### Exercise materials
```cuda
__device__ __forceinline__ void scale_xrpow_w(GcWork* wk, GranuleInfoDev* gi, double f34) {
  const int lane = LANE;
  const int sfbmax = gi->sfbmax;
  float mx = 0.0f;
#pragma unroll 1
  for (int p = lane; p < 288; p += 32) {
    const int sfb = wk->geo->sfb_of_line[2 * p];
    if (sfb < sfbmax && wk->mode[sfb]) {
      float2* xp = reinterpret_cast<float2*>(&wk->xrpow[2 * p]);
      float2 x = *xp;
      f32s v0, v1; v0.v = x.x; v1.v = x.y;
      v0 *= f34; v1 *= f34;
      x.x = v0.v; x.y = v1.v;
      *xp = x;
      mx = fmaxf(mx, fmaxf(v0.v, v1.v));
    }
  }
#pragma unroll 1
  for (int o = 16; o > 0; o >>= 1) mx = fmaxf(mx, __shfl_xor_sync(Q_FULL, mx, o));
  if (lane == 0 && (double)mx > gi->xrpow_max) gi->xrpow_max = (double)mx;
  __syncwarp();
}

__device__ __noinline__ bool balance_escalate_w(const Mp3Tables* T, GcWork* wk) {
  const int lane = LANE;
  GranuleInfoDev* gi = &wk->w;
  int* flag = &wk->scratch[0];
  bool status = true;
  const int scale_now = gi->scalefac_scale, is_short_blk = gi->block_type == BT_SHORT;
  __syncwarp();
  if (T->noise_shaping > 1) {
    if (0 == scale_now) {
      {
        const int sfbmax = gi->sfbmax, pre = gi->preflag;
#pragma unroll 1
        for (int sfb = lane; sfb < sfbmax; sfb += 32) {
          int s = gi->scalefac[sfb];
          if (pre != 0) s += pretab_of(sfb);
          const int odd = (s & 1) != 0;
// ... 1524 lines not shown
```

Baseline: 57860.

## Fuse three region table selections into shared warp passes over big values

Replaces three separate region_table_w calls, each scanning its own span of the big-values area, with two fused warp loops over the whole area. The first loop takes per-region maxima, the second sums pair_bits for all three regions with packed region classes, and warp reductions then feed region_pick. This is meant to cut repeated loop overhead and warp syncs per count_bits call. In exchange, every lane evaluates three masked accumulators per pair, there is extra packing logic, and the table_select writes are now guarded by which regions were actually counted.

```diff
diff --git a/lamejs_b200/csrc/k_quant.cuh b/lamejs_b200/csrc/k_quant.cuh
--- a/lamejs_b200/csrc/k_quant.cuh
+++ b/lamejs_b200/csrc/k_quant.cuh
@@ -187,6 +187,15 @@
   }
   return rc;
 }
+__device__ __forceinline__ unsigned rc_pack(const RegionClass& rc) {
+  return (unsigned)rc.cat | ((unsigned)rc.t1 << 3) | ((unsigned)rc.t2 << 8) | ((rc.lin & 15u) << 13) | (((rc.lin >> 11) & 15u) << 17);
+}
+__device__ __forceinline__ unsigned rc_lin(unsigned k) { return ((k >> 13) & 15u) | ((k >> 17) & 15u) * ((1u << 11) | (1u << 22)); }
+__device__ __forceinline__ RegionClass rc_unpack(unsigned k) {
+  RegionClass rc;
+  rc.cat = (int)(k & 7u); rc.t1 = (int)((k >> 3) & 31u); rc.t2 = (int)((k >> 8) & 31u); rc.lin = rc_lin(k);
+  return rc;
+}
 __device__ __forceinline__ unsigned pair_bits(unsigned w, int cat, unsigned lin) {
   const unsigned x = w & 0xffffu, y = w >> 16;
   const unsigned xe = min(x, 15u), ye = min(y, 15u);
@@ -272,7 +281,7 @@
   if (a1 > a2) { bits = a2; c1sel = 1; }
   const int count1bits = bits;
   int r0 = gi->region0_count, r1 = gi->region1_count;
-  int ts0 = gi->table_select[0], ts1 = gi->table_select[1], ts2 = gi->table_select[2];
+  int ts0 = 0, ts1 = 0, ts2 = 0, counted = 0;
   if (bigv != 0) {
     int b1, b2;
     const int bt = gi->block_type;
@@ -291,15 +300,54 @@
     }
     b1 = min(b1, bigv);
     b2 = min(b2, bigv);
-    if (bt == BT_NORM && b2 < bigv) { QSTAT(15); ts2 = region_table_w(ix, b2, bigv, &bits); }
-    if (0 < b1) { QSTAT(15); ts0 = region_table_w(ix, 0, b1, &bits); }
-    if (b1 < b2) { QSTAT(15); ts1 = region_table_w(ix, b1, b2, &bits); }
+    const int h1 = b1 >> 1, h2 = b2 >> 1, hv = bigv >> 1;
+    unsigned m0 = 0, m1 = 0, m2 = 0;
+Q_UNROLL(Q_RT_UNROLL)
+    for (int p = lane; p < hv; p += 32) {
+      const unsigned w = w32[p];
+      const bool in0 = p < h1, in1 = !in0 && p < h2, in2 = p >= h2;
+      m0 = __vmaxu2(m0, in0 ? w : 0u); m1 = __vmaxu2(m1, in1 ? w : 0u); m2 = __vmaxu2(m2, in2 ? w : 0u);
+    }
+    const int mx0 = (int)__reduce_max_sync(Q_FULL, max(m0 & 0xffffu, m0 >> 16));
+    const int mx1 = (int)__reduce_max_sync(Q_FULL, max(m1 & 0xffffu, m1 >> 16));
+    const int mx2 = (int)__reduce_max_sync(Q_FULL, max(m2 & 0xffffu, m2 >> 16));
+    const unsigned k0 = rc_pack(region_class(mx0)), k1 = rc_pack(region_class(mx1)), k2 = rc_pack(region_class(mx2));
+    unsigned s0 = 0, s1 = 0, s2 = 0;
+Q_UNROLL(Q_RT_UNROLL)
+    for (int p = lane; p < hv; p += 32) {
+      const bool in0 = p < h1, in1 = !in0 && p < h2, in2 = p >= h2;
+      const unsigned k = in0 ? k0 : (in1 ? k1 : k2);
+      const unsigned v = pair_bits(w32[p], (int)(k & 7u), rc_lin(k));
+      s0 += in0 ? v : 0u; s1 += in1 ? v : 0u; s2 += in2 ? v : 0u;
+    }
+#ifdef MP3_DOMAIN_CHECK
+    {
+      unsigned f[3][3] = {};
+      for (int p = lane; p < hv; p += 32) {
+        const int r = p < h1 ? 0 : (p < h2 ? 1 : 2);
+        const unsigned k = r == 0 ? k0 : (r == 1 ? k1 : k2);
+        const unsigned v = pair_bits(w32[p], (int)(k & 7u), rc_lin(k));
+        f[r][0] += v & 0x7ffu; f[r][1] += (v >> 11) & 0x7ffu; f[r][2] += v >> 22;
+      }
+      for (int r = 0; r < 3; r++)
+        DOMAIN_MISS(DOM_BITSUM_FIELD, f[r][0] > 0x7ffu || f[r][1] > 0x7ffu || f[r][2] > 0x3ffu || wsumu(f[r][0]) > 0xffffu || wsumu(f[r][1]) > 0xffffu);
+    }
+#endif
+    const unsigned ab0 = wsumu((s0 & 0x7ffu) | (((s0 >> 11) & 0x7ffu) << 16));
+    const unsigned ab1 = wsumu((s1 & 0x7ffu) | (((s1 >> 11) & 0x7ffu) << 16));
+    const unsigned ab2 = wsumu((s2 & 0x7ffu) | (((s2 >> 11) & 0x7ffu) << 16));
+    const int c0 = wsum((int)(s0 >> 22)), c1 = wsum((int)(s1 >> 22)), c2 = wsum((int)(s2 >> 22));
+    if (b2 < bigv) { QSTAT(15); counted |= 4; ts2 = region_pick(mx2, rc_unpack(k2), (int)(ab2 & 0xffffu), (int)(ab2 >> 16), c2, &bits); }
+    if (0 < b1) { QSTAT(15); counted |= 1; ts0 = region_pick(mx0, rc_unpack(k0), (int)(ab0 & 0xffffu), (int)(ab0 >> 16), c0, &bits); }
+    if (b1 < b2) { QSTAT(15); counted |= 2; ts1 = region_pick(mx1, rc_unpack(k1), (int)(ab1 & 0xffffu), (int)(ab1 >> 16), c1, &bits); }
   }
   __syncwarp();
   if (lane == 0) {
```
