# fpthink/EPC-Net

Hardware: AMD Instinct MI355X
Metric: point-clouds/sec (4096 pts) descriptor extraction (higher is better)
Workload: dtype f16x3; 1 GPU; epc-net inference, batch 64x4096x3 fp32 per GPU, NetVLAD K=64, 256-D output (BASELINE.json configs[1]); num_points=4096, precision=EPC_PRECISION_F32 (include/epcnet.h), weights=seeded random init of the architecture (no checkpoint payloads exist), parallelism=independent clouds sharded over 1 GPU(s), no data-path collective

## Files before the change

### epc-net_amd/csrc/head.hip

```cpp
#include "common.h"



template <int GROUPS>
__global__ __launch_bounds__(256) void vlad_fold_kernel(const float* __restrict__ V, const float* __restrict__ colss,
                                                        float* __restrict__ U) {
    constexpr int FPG = 1024 / GROUPS;
    __shared__ float cn[64];
    __shared__ float gsum[64];
    const int slab = blockIdx.x, cloud = blockIdx.y;
    const int k = threadIdx.x & 63, r = threadIdx.x >> 6;
    if (r == 0) {
        float t = 0.f;
#pragma unroll
        for (int g = 0; g < 32; ++g) t += colss[((size_t)cloud * 32 + g) * 64 + k];
        const float inv = 1.0f / sqrtf(fmaxf(t, 1e-12f));
        cn[k] = inv;
        gsum[k] = t * inv * inv;
    }
    __syncthreads();
    float tot = 0.f;
#pragma unroll
    for (int q = 0; q < 64; ++q) tot += gsum[q];
    const float sc = cn[k] * (1.0f / sqrtf(fmaxf(tot, 1e-12f)));
    const float* v = V + (size_t)cloud * 1024 * 64;
    float* uo = U + (size_t)cloud * FPG * 64;
#pragma unroll
    for (int m = 0; m < 4; ++m) {
        const int fi = 16 * slab + r + 4 * m;
        float u = 0.f;
#pragma unroll
        for (int g = 0; g < GROUPS; ++g) u += v[(size_t)(g * FPG + fi) * 64 + k] * sc;
        uo[(size_t)fi * 64 + k] = u;
    }
}

#define HSL 128
__global__ __launch_bounds__(64) void hidden_gemm_kernel(const float* __restrict__ U, const float* __restrict__ H,
                                                         int rows, int kh, float* __restrict__ Yp) {
    const int lane = threadIdx.x, j = lane & 31, h = lane >> 5;
    const int nb = blockIdx.x * 32;
    const int slice = blockIdx.y;
    const int m0 = blockIdx.z * 64;
    const int k0 = slice * HSL;
    f32x16 acc[2];
#pragma unroll
    for (int r = 0; r < 16; ++r) acc[0][r] = acc[1][r] = 0.f;
    const int r0 = m0 + j, r1 = m0 + 32 + j;
    const float* a0p = U + (size_t)min(r0, rows - 1) * kh + k0 + 4 * h;
    const float* a1p = U + (size_t)min(r1, rows - 1) * kh + k0 + 4 * h;
    const float z0 = r0 < rows ? 1.f : 0.f, z1 = r1 < rows ? 1.f : 0.f;
    const float* bp = H + (size_t)(k0 + 4 * h) * 256 + nb + j;
#pragma unroll 8
    for (int q = 0; q < HSL / 8; ++q) {
        const float4 a0 = *reinterpret_cast<const float4*>(a0p + 8 * q);
        const float4 a1 = *reinterpret_cast<const float4*>(a1p + 8 * q);
        const float b0 = bp[(size_t)(8 * q + 0) * 256], b1 = bp[(size_t)(8 * q + 1) * 256];
        const float b2 = bp[(size_t)(8 * q + 2) * 256], b3 = bp[(size_t)(8 * q + 3) * 256];
        acc[0] = mfma32(a0.x * z0, b0, acc[0]);
        acc[1] = mfma32(a1.x * z1, b0, acc[1]);
        acc[0] = mfma32(a0.y * z0, b1, acc[0]);
        acc[1] = mfma32(a1.y * z1, b1, acc[1]);
        acc[0] = mfma32(a0.z * z0, b2, acc[0]);
        acc[1] = mfma32(a1.z * z1, b2, acc[1]);
        acc[0] = mfma32(a0.w * z0, b3, acc[0]);
        acc[1] = mfma32(a1.w * z1, b3, acc[1]);
    }
#pragma unroll
    for (int t = 0; t < 2; ++t)
#pragma unroll
        for (int r = 0; r < 16; ++r) {
            const int row = m0 + 32 * t + mfma_row(r, h);
            if (row < rows) Yp[((size_t)slice * rows + row) * 256 + nb + j] = acc[t][r];
        }
}

__global__ __launch_bounds__(1024) void head_finish_kernel(const float* __restrict__ Yp, int slices, int rows,
                                                           const float* __restrict__ hp, int groups,
                                                           const int32_t* __restrict__ status,
                                                           float* __restrict__ out) {
    __shared__ float part_y[4][256];
    __shared__ float v[256];
    __shared__ float red[4];
    const int cloud = blockIdx.x, c = threadIdx.x & 255, part = threadIdx.x >> 8;
    const float* bn_s = hp;
    const float* bn_t = hp + 256;
    const float* Wg = hp + 512;
    const float* g_s = Wg + 65536;
    const float* g_t = g_s + 256;
    float y = 0.f;
    int s = part;
    for (; s + 28 < slices; s += 32) {
        float t[8];
#pragma unroll
        for (int u = 0; u < 8; ++u) t[u] = Yp[((size_t)(s + 4 * u) * rows + cloud) * 256 + c];
#pragma unroll
        for (int u = 0; u < 8; ++u) y += t[u];
    }
    for (; s < slices; s += 4) y += Yp[((size_t)s * rows + cloud) * 256 + c];
    part_y[part][c] = y;
    __syncthreads();
    const float val = ((part_y[0][c] + part_y[1][c]) + (part_y[2][c] + part_y[3][c])) * bn_s[c] + (float)groups * bn_t[c];
    if (part == 0) v[c] = val;
    __syncthreads();
    float g = 0.f;
#pragma unroll 16
    for (int k = 64 * part; k < 64 * part + 64; ++k) g += v[k] * Wg[k * 256 + c];
    part_y[part][c] = g;
    __syncthreads();
    g = (part_y[0][c] + part_y[1][c]) + (part_y[2][c] + part_y[3][c]);
    g = g * g_s[c] + g_t[c];
    const float o = val * (1.0f / (1.0f + expf(-g)));
    float ss = o * o;
#pragma unroll
    for (int off = 32; off >= 1; off >>= 1) ss += __shfl_xor(ss, off);
    if (part == 0 && (c & 63) == 0) red[c >> 6] = ss;
    __syncthreads();
    const float tot = (red[0] + red[1]) + (red[2] + red[3]);
    const bool poisoned = status && status[cloud] != 0;
    if (part == 0) out[(size_t)cloud * 256 + c] = poisoned ? __int_as_float(0x7fc00000) : o * (1.0f / sqrtf(fmaxf(tot, 1e-12f)));
}

__global__ __launch_bounds__(1024) void fc_head_kernel(const float* __restrict__ pooled,
                                                       const float* __restrict__ pack,
                                                       const int32_t* __restrict__ status, float* __restrict__ out) {
    __shared__ float m[1024];
    __shared__ float part_y[4][256];
    __shared__ float red[4];
    const int cloud = blockIdx.x, c = threadIdx.x & 255, part = threadIdx.x >> 8;
    m[threadIdx.x] = pooled[(size_t)cloud * 1024 + threadIdx.x];
    __syncthreads();
    float y = 0.f;
#pragma unroll 16
    for (int k = 256 * part; k < 256 * part + 256; ++k) y += m[k] * pack[k * 256 + c];
    part_y[part][c] = y;
    __syncthreads();
    y = fmaxf(((part_y[0][c] + part_y[1][c]) + (part_y[2][c] + part_y[3][c])) + pack[1024 * 256 + c], 0.f);
    float ss = y * y;
#pragma unroll
    for (int off = 32; off >= 1; off >>= 1) ss += __shfl_xor(ss, off);
    if (part == 0 && (c & 63) == 0) red[c >> 6] = ss;
    __syncthreads();
    const float tot = (red[0] + red[1]) + (red[2] + red[3]);
    const bool poisoned = status && status[cloud] != 0;
    if (part == 0) out[(size_t)cloud * 256 + c] = poisoned ? __int_as_float(0x7fc00000) : y * (1.0f / sqrtf(fmaxf(tot, 1e-12f)));
}

static inline size_t align_up(size_t v, size_t a) { return (v + a - 1) / a * a; }

extern "C" size_t epc_vlad_head_workspace_bytes(int num_clouds, int groups) {
    if (num_clouds <= 0 || groups <= 0 || 64 % groups) return 0;
    const size_t kh = 65536 / groups;
    const size_t u = align_up((size_t)num_clouds * kh * sizeof(float), 256);
    const size_t yp = align_up((kh / HSL) * (size_t)num_clouds * 256 * sizeof(float), 256);
    return u + yp;
}

extern "C" int epc_vlad_head_fwd(const float* V, const float* colss, const void* packed_head, int groups,
                                 int num_clouds, float* out, const int32_t* status, void* workspace,
                                 size_t workspace_bytes, void* stream) {
    EPC_CHECK_ARG(V && colss && packed_head && out && workspace, "null pointer");
    EPC_CHECK_ARG(groups > 0 && 64 % groups == 0, "GROUPS must divide 64");
    EPC_CHECK_ARG(num_clouds >= 0, "bad shape");
    if (num_clouds == 0) return EPC_OK;
    if (workspace_bytes < epc_vlad_head_workspace_bytes(num_clouds, groups)) {
        epc_set_error("epc_vlad_head_fwd: workspace too small");
        return EPC_ENOMEM;
    }
    const int kh = 65536 / groups;
    const float* hp = (const float*)packed_head;
    const float* Hw = hp + 65536;
    const float* tail = Hw + (size_t)kh * 256;
    char* wsp = (char*)workspace;
    float* U = (float*)wsp;
    wsp += align_up((size_t)num_clouds * kh * sizeof(float), 256);
    float* Yp = (float*)wsp;
    hipStream_t st = (hipStream_t)stream;
    EPC_CHECK_ARG(num_clouds <= 65535, "too many clouds per call");
    switch (groups) {
#define EPC_VF(G)                                                                                                  \
    case G:                                                                                                        \
        hipLaunchKernelGGL(vlad_fold_kernel<G>, dim3(1024 / G / 16, num_clouds), dim3(256), 0, st, V, colss, U);   \
        break;
        EPC_VF(1) EPC_VF(2) EPC_VF(4) EPC_VF(8) EPC_VF(16)
#undef EPC_VF
        default:
            epc_set_error("epc_vlad_head_fwd: GROUPS must be one of 1,2,4,8,16");
            return EPC_EINVAL;
    }
    EPC_CHECK_LAUNCH();
    const int slices = kh / HSL;
    hipLaunchKernelGGL(hidden_gemm_kernel, dim3(8, slices, (num_clouds + 63) / 64), dim3(64), 0, st, U, Hw,
                       num_clouds, kh, Yp);
    EPC_CHECK_LAUNCH();
    hipLaunchKernelGGL(head_finish_kernel, dim3(num_clouds), dim3(1024), 0, st, Yp, slices, num_clouds, tail,
                       groups, status, out);
    EPC_CHECK_LAUNCH();
    return EPC_OK;
}

extern "C" int epc_fc_head_fwd(const float* pooled, const void* packed_fc, int num_clouds, float* out,
                               const int32_t* status, void* stream) {
    EPC_CHECK_ARG(pooled && packed_fc && out, "null pointer");
    EPC_CHECK_ARG(num_clouds >= 0, "bad shape");
    if (num_clouds == 0) return EPC_OK;
    hipLaunchKernelGGL(fc_head_kernel, dim3(num_clouds), dim3(1024), 0, (hipStream_t)stream, pooled,
                       (const float*)packed_fc, status, out);
    EPC_CHECK_LAUNCH();
    return EPC_OK;
}
```

Measured before the change: 59070 clouds/s.

## Restructure hidden GEMM with 4-wave split-K, LDS-staged loads, prefetched weights

The hidden-layer GEMM moves from 64-thread blocks over 128-wide K slices to 256-thread blocks over 512-wide slices. Each wave takes a quarter of the slice, prefetches its U and H tiles into registers, and transposes U through LDS so the global loads coalesce. The four wave partials are then reduced in LDS before store, which cuts the number of slice partials written to Yp and summed later. The finish kernel also preloads its gating weights and per-channel scales into registers before the first barrier, hiding their latency behind the Yp reduction. The cost is heavier register and LDS use per block and fewer blocks in the grid.

```diff
diff --git a/epc-net_amd/csrc/head.hip b/epc-net_amd/csrc/head.hip
--- a/epc-net_amd/csrc/head.hip
+++ b/epc-net_amd/csrc/head.hip
@@ -35,44 +35,68 @@
     }
 }
 
-#define HSL 128
-__global__ __launch_bounds__(64) void hidden_gemm_kernel(const float* __restrict__ U, const float* __restrict__ H,
-                                                         int rows, int kh, float* __restrict__ Yp) {
-    const int lane = threadIdx.x, j = lane & 31, h = lane >> 5;
-    const int nb = blockIdx.x * 32;
-    const int slice = blockIdx.y;
+#define HSL 512
+__global__ __launch_bounds__(256) void hidden_gemm_kernel(const float* __restrict__ U, const float* __restrict__ H,
+                                                          int rows, int kh, float* __restrict__ Yp) {
+    constexpr int KW = HSL / 4, NCH = KW / 32;
+    constexpr int SROW = 36;
+    constexpr int STAGE = 64 * SROW, RED = 32 * 64;
+    __shared__ __attribute__((aligned(16))) float lds[4 * (STAGE > RED ? STAGE : RED)];
+    const int lane = threadIdx.x & 63, w = threadIdx.x >> 6, j = lane & 31, h = lane >> 5;
+    const int slice = blockIdx.x;
+    const int nb = blockIdx.y * 32;
     const int m0 = blockIdx.z * 64;
-    const int k0 = slice * HSL;
+    const int k0 = slice * HSL + w * KW;
+    const int lr = lane >> 3, lk = 4 * (lane & 7);
+    float4 ul[NCH][8];
+    float hb[NCH][16];
+#pragma unroll
+    for (int ch = 0; ch < NCH; ++ch) {
+#pragma unroll
+        for (int i = 0; i < 8; ++i)
+            ul[ch][i] = ld4(U + (size_t)min(m0 + 8 * i + lr, rows - 1) * kh + k0 + 32 * ch + lk);
+#pragma unroll
+        for (int s = 0; s < 16; ++s) hb[ch][s] = H[(size_t)(k0 + 32 * ch + 8 * (s >> 2) + 4 * h + (s & 3)) * 256 + nb + j];
+    }
     f32x16 acc[2];
 #pragma unroll
     for (int r = 0; r < 16; ++r) acc[0][r] = acc[1][r] = 0.f;
-    const int r0 = m0 + j, r1 = m0 + 32 + j;
-    const float* a0p = U + (size_t)min(r0, rows - 1) * kh + k0 + 4 * h;
-    const float* a1p = U + (size_t)min(r1, rows - 1) * kh + k0 + 4 * h;
-    const float z0 = r0 < rows ? 1.f : 0.f, z1 = r1 < rows ? 1.f : 0.f;
-    const float* bp = H + (size_t)(k0 + 4 * h) * 256 + nb + j;
-#pragma unroll 8
-    for (int q = 0; q < HSL / 8; ++q) {
-        const float4 a0 = *reinterpret_cast<const float4*>(a0p + 8 * q);
-        const float4 a1 = *reinterpret_cast<const float4*>(a1p + 8 * q);
-        const float b0 = bp[(size_t)(8 * q + 0) * 256], b1 = bp[(size_t)(8 * q + 1) * 256];
-        const float b2 = bp[(size_t)(8 * q + 2) * 256], b3 = bp[(size_t)(8 * q + 3) * 256];
-        acc[0] = mfma32(a0.x * z0, b0, acc[0]);
-        acc[1] = mfma32(a1.x * z1, b0, acc[1]);
-        acc[0] = mfma32(a0.y * z0, b1, acc[0]);
-        acc[1] = mfma32(a1.y * z1, b1, acc[1]);
-        acc[0] = mfma32(a0.z * z0, b2, acc[0]);
-        acc[1] = mfma32(a1.z * z1, b2, acc[1]);
-        acc[0] = mfma32(a0.w * z0, b3, acc[0]);
-        acc[1] = mfma32(a1.w * z1, b3, acc[1]);
-    }
+    float* st = lds + w * STAGE;
+#pragma unroll
+    for (int ch = 0; ch < NCH; ++ch) {
+#pragma unroll
+        for (int i = 0; i < 8; ++i) st4(st + (8 * i + lr) * SROW + lk, ul[ch][i]);
+        __builtin_amdgcn_fence(__ATOMIC_ACQ_REL, "wavefront");
+        float a[2][4][4];
+#pragma unroll
+        for (int t = 0; t < 2; ++t)
+#pragma unroll
+            for (int q = 0; q < 4; ++q) {
+                const float4 v = ld4(st + (32 * t + j) * SROW + 8 * q + 4 * h);
+                a[t][q][0] = v.x, a[t][q][1] = v.y, a[t][q][2] = v.z, a[t][q][3] = v.w;
+            }
+        __builtin_amdgcn_fence(__ATOMIC_ACQ_REL, "wavefront");
+#pragma unroll
+        for (int s = 0; s < 16; ++s)
+#pragma unroll
+            for (int t = 0; t < 2; ++t) acc[t] = mfma32(a[t][s >> 2][s & 3], hb[ch][s], acc[t]);
+    }
+    __syncthreads();
+    float* red = lds + w * RED;
 #pragma unroll
     for (int t = 0; t < 2; ++t)
 #pragma unroll
-        for (int r = 0; r < 16; ++r) {
-            const int row = m0 + 32 * t + mfma_row(r, h);
-            if (row < rows) Yp[((size_t)slice * rows + row) * 256 + nb + j] = acc[t][r];
-        }
+        for (int r = 0; r < 16; ++r) red[(t * 16 + r) * 64 + lane] = acc[t][r];
+    __syncthreads();
+    const int t = w >> 1;
+#pragma unroll
+    for (int i = 0; i < 8; ++i) {
+        const int r = 8 * (w & 1) + i;
+        const int row = m0 + 32 * t + mfma_row(r, h);
+        const float* p = lds + (t * 16 + r) * 64 + lane;
+        const float v = (p[0] + p[RED]) + (p[2 * RED] + p[3 * RED]);
+        if (row < rows) Yp[((size_t)slice * rows + row) * 256 + nb + j] = v;
+    }
 }
 
 __global__ __launch_bounds__(1024) void head_finish_kernel(const float* __restrict__ Yp, int slices, int rows,
@@ -88,6 +112,11 @@
     const float* Wg = hp + 512;
     const float* g_s = Wg + 65536;
     const float* g_t = g_s + 256;
+    float wg[64];
+#pragma unroll
+    for (int k = 0; k < 64; ++k) wg[k] = Wg[(64 * part + k) * 256 + c];
+    const float bs = bn_s[c], bt = bn_t[c], gs = g_s[c], gt = g_t[c];
+    const bool poisoned = status && status[cloud] != 0;
     float y = 0.f;
     int s = part;
     for (; s + 28 < slices; s += 32) {
@@ -100,16 +129,16 @@
     for (; s < slices; s += 4) y += Yp[((size_t)s * rows + cloud) * 256 + c];
     part_y[part][c] = y;
     __syncthreads();
-    const float val = ((part_y[0][c] + part_y[1][c]) + (part_y[2][c] + part_y[3][c])) * bn_s[c] + (float)groups * bn_t[c];
+    const float val = ((part_y[0][c] + part_y[1][c]) + (part_y[2][c] + part_y[3][c])) * bs + (float)groups * bt;
     if (part == 0) v[c] = val;
     __syncthreads();
     float g = 0.f;
-#pragma unroll 16
-    for (int k = 64 * part; k < 64 * part + 64; ++k) g += v[k] * Wg[k * 256 + c];
+#pragma unroll
+    for (int k = 0; k < 64; ++k) g += v[64 * part + k] * wg[k];
     part_y[part][c] = g;
     __syncthreads();
     g = (part_y[0][c] + part_y[1][c]) + (part_y[2][c] + part_y[3][c]);
-    g = g * g_s[c] + g_t[c];
+    g = g * gs + gt;
     const float o = val * (1.0f / (1.0f + expf(-g)));
     float ss = o * o;
 #pragma unroll
@@ -117,7 +146,6 @@
     if (part == 0 && (c & 63) == 0) red[c >> 6] = ss;
     __syncthreads();
     const float tot = (red[0] + red[1]) + (red[2] + red[3]);
-    const bool poisoned = status && status[cloud] != 0;
     if (part == 0) out[(size_t)cloud * 256 + c] = poisoned ? __int_as_float(0x7fc00000) : o * (1.0f / sqrtf(fmaxf(tot, 1e-12f)));
 }
 
@@ -190,8 +218,8 @@
     }
     EPC_CHECK_LAUNCH();
     const int slices = kh / HSL;
-    hipLaunchKernelGGL(hidden_gemm_kernel, dim3(8, slices, (num_clouds + 63) / 64), dim3(64), 0, st, U, Hw,
-                       num_clouds, kh, Yp);
+    hipLaunchKernelGGL(hidden_gemm_kernel, dim3(slices, 8, (num_clouds + 63) / 64), dim3(256), 0, st, U, Hw, num_clouds, kh,
+                       Yp);
     EPC_CHECK_LAUNCH();
     hipLaunchKernelGGL(head_finish_kernel, dim3(num_clouds), dim3(1024), 0, st, Yp, slices, num_clouds, tail,
                        groups, status, out);
```

New measurement: 59480 clouds/s, median of 6. About the same (+0.7%).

### What is expected
The lines of the data, from the first through the one containing "Baseline: 57860.", are to be transcribed exactly.

### Solution for this exercise
```cuda
__device__ __forceinline__ void scale_xrpow_w(GcWork* wk, GranuleInfoDev* gi, double f34) {
  const int lane = LANE;
  const int sfbmax = gi->sfbmax;
  float mx = 0.0f;
#pragma unroll 1
  for (int p = lane; p < 288; p += 32) {
    const int sfb = wk->geo->sfb_of_line[2 * p];
    if (sfb < sfbmax && wk->mode[sfb]) {
      float2* xp = reinterpret_cast<float2*>(&wk->xrpow[2 * p]);
      float2 x = *xp;
      f32s v0, v1; v0.v = x.x; v1.v = x.y;
      v0 *= f34; v1 *= f34;
      x.x = v0.v; x.y = v1.v;
      *xp = x;
      mx = fmaxf(mx, fmaxf(v0.v, v1.v));
    }
  }
#pragma unroll 1
  for (int o = 16; o > 0; o >>= 1) mx = fmaxf(mx, __shfl_xor_sync(Q_FULL, mx, o));
  if (lane == 0 && (double)mx > gi->xrpow_max) gi->xrpow_max = (double)mx;
  __syncwarp();
}

__device__ __noinline__ bool balance_escalate_w(const Mp3Tables* T, GcWork* wk) {
  const int lane = LANE;
  GranuleInfoDev* gi = &wk->w;
  int* flag = &wk->scratch[0];
  bool status = true;
  const int scale_now = gi->scalefac_scale, is_short_blk = gi->block_type == BT_SHORT;
  __syncwarp();
  if (T->noise_shaping > 1) {
    if (0 == scale_now) {
      {
        const int sfbmax = gi->sfbmax, pre = gi->preflag;
#pragma unroll 1
        for (int sfb = lane; sfb < sfbmax; sfb += 32) {
          int s = gi->scalefac[sfb];
          if (pre != 0) s += pretab_of(sfb);
          const int odd = (s & 1) != 0;
// ... 1524 lines not shown
```

Baseline: 57860.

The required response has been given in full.